● **Instructions to follow**
For the word "status", count the lines of the listing that contain it and give only the count.

● **Listed entries**

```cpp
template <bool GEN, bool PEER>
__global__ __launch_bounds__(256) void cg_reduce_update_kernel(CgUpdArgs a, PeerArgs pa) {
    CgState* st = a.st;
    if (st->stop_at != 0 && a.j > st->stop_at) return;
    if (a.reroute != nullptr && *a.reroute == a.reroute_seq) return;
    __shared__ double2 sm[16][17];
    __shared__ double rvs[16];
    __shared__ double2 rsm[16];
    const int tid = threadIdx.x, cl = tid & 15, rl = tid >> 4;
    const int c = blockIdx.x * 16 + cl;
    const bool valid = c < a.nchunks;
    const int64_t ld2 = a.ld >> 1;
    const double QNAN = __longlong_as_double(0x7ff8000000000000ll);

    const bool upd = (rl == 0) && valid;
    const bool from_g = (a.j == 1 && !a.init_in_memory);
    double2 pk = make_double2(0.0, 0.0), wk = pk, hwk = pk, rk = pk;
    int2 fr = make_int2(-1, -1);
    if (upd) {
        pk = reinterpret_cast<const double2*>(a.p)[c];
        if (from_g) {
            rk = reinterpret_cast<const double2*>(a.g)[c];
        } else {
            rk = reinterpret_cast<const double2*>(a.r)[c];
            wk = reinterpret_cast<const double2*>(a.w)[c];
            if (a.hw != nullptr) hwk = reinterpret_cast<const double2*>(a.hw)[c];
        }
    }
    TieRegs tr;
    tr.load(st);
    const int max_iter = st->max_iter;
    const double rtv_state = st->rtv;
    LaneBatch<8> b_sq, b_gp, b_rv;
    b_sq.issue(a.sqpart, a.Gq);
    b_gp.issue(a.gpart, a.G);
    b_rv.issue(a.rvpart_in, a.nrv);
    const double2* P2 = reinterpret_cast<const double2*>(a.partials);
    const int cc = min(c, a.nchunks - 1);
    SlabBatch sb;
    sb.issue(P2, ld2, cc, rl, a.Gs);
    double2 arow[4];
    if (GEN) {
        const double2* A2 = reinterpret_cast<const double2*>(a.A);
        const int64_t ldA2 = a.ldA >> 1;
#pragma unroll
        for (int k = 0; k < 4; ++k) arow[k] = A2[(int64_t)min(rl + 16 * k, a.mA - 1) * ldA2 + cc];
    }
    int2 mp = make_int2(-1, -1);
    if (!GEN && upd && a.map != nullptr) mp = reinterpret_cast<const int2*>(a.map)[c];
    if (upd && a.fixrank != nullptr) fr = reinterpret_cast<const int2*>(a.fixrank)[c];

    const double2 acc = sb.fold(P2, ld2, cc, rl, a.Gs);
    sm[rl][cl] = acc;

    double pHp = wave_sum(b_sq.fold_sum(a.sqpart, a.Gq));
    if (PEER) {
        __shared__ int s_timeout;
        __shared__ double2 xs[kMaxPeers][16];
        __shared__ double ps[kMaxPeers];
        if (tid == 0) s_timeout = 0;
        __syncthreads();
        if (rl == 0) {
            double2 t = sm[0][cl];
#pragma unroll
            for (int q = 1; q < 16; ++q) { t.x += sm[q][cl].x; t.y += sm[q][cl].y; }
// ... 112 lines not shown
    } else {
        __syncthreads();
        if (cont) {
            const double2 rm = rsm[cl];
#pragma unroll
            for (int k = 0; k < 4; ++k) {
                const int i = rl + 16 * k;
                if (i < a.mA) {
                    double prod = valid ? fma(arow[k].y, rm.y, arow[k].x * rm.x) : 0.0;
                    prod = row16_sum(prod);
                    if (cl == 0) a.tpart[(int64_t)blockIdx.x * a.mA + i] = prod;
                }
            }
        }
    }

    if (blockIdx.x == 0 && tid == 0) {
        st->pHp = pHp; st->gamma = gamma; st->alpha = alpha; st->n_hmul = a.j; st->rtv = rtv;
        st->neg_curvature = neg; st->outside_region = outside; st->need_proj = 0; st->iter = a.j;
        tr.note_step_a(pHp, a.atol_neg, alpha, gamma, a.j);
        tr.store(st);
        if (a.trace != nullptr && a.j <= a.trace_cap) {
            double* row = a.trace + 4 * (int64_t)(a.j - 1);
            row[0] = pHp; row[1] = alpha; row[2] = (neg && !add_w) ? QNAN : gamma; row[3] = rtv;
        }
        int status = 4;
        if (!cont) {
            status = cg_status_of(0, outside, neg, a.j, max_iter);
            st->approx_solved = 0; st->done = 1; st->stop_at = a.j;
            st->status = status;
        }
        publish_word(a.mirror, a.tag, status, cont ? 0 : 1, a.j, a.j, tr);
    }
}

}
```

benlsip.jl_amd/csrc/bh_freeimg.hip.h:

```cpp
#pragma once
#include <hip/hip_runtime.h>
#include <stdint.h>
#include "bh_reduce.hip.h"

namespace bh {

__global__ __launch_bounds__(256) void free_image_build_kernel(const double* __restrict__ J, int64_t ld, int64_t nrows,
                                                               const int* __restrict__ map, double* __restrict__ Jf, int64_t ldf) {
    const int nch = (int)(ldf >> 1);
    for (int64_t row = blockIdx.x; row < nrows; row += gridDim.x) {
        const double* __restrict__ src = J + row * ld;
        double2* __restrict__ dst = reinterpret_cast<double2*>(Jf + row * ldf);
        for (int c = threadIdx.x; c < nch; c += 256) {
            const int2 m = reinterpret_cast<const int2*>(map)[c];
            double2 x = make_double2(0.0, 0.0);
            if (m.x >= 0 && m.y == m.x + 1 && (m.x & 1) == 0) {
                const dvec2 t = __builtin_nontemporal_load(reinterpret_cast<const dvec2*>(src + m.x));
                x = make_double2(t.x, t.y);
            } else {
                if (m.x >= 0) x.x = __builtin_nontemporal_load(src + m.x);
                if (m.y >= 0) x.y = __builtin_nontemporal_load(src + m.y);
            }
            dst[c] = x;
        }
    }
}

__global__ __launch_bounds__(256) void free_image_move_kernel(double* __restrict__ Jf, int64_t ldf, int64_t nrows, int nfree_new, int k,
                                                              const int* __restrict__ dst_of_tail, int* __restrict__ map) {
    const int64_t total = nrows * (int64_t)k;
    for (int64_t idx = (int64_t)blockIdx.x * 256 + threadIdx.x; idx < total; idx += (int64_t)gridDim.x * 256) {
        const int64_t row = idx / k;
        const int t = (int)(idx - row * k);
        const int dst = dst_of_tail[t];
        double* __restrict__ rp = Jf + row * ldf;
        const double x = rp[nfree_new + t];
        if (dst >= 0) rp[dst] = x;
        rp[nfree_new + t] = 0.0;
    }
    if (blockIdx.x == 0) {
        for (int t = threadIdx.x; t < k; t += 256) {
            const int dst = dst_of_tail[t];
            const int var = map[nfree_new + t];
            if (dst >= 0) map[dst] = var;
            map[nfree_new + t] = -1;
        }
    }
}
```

==

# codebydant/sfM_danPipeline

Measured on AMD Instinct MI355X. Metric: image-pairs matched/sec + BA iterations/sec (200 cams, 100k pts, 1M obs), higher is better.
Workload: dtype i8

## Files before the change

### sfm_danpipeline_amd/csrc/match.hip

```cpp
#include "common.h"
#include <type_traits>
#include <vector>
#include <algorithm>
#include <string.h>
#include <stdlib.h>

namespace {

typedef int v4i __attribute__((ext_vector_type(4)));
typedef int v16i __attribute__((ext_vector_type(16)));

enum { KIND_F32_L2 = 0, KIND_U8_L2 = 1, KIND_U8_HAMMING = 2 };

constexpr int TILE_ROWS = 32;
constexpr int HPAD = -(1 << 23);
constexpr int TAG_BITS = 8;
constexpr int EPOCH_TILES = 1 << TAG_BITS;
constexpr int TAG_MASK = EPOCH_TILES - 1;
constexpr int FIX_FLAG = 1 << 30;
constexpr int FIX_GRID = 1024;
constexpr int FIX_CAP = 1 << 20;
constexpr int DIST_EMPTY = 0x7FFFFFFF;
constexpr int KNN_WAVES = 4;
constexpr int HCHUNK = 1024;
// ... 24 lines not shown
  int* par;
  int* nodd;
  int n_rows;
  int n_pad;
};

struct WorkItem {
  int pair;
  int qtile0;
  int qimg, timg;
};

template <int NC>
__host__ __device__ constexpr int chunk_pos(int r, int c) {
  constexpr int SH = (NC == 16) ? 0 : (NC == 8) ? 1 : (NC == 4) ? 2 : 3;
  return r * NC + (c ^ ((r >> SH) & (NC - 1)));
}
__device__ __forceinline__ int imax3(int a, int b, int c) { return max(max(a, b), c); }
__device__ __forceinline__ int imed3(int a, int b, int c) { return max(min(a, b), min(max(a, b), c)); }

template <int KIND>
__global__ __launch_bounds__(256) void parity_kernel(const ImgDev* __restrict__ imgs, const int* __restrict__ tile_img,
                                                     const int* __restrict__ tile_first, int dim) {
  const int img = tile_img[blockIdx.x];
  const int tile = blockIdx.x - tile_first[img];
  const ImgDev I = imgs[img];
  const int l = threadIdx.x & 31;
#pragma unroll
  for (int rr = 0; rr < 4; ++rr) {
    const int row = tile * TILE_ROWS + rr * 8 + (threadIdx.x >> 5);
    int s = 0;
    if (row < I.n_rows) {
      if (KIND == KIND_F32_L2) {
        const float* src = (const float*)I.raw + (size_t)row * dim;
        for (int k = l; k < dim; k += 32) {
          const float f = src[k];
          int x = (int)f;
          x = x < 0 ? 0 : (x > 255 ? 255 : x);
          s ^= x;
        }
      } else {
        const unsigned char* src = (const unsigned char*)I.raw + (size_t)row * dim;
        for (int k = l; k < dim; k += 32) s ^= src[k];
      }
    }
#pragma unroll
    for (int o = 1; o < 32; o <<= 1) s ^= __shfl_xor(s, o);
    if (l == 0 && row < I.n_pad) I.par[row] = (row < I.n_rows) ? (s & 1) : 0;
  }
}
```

● **The answer**
4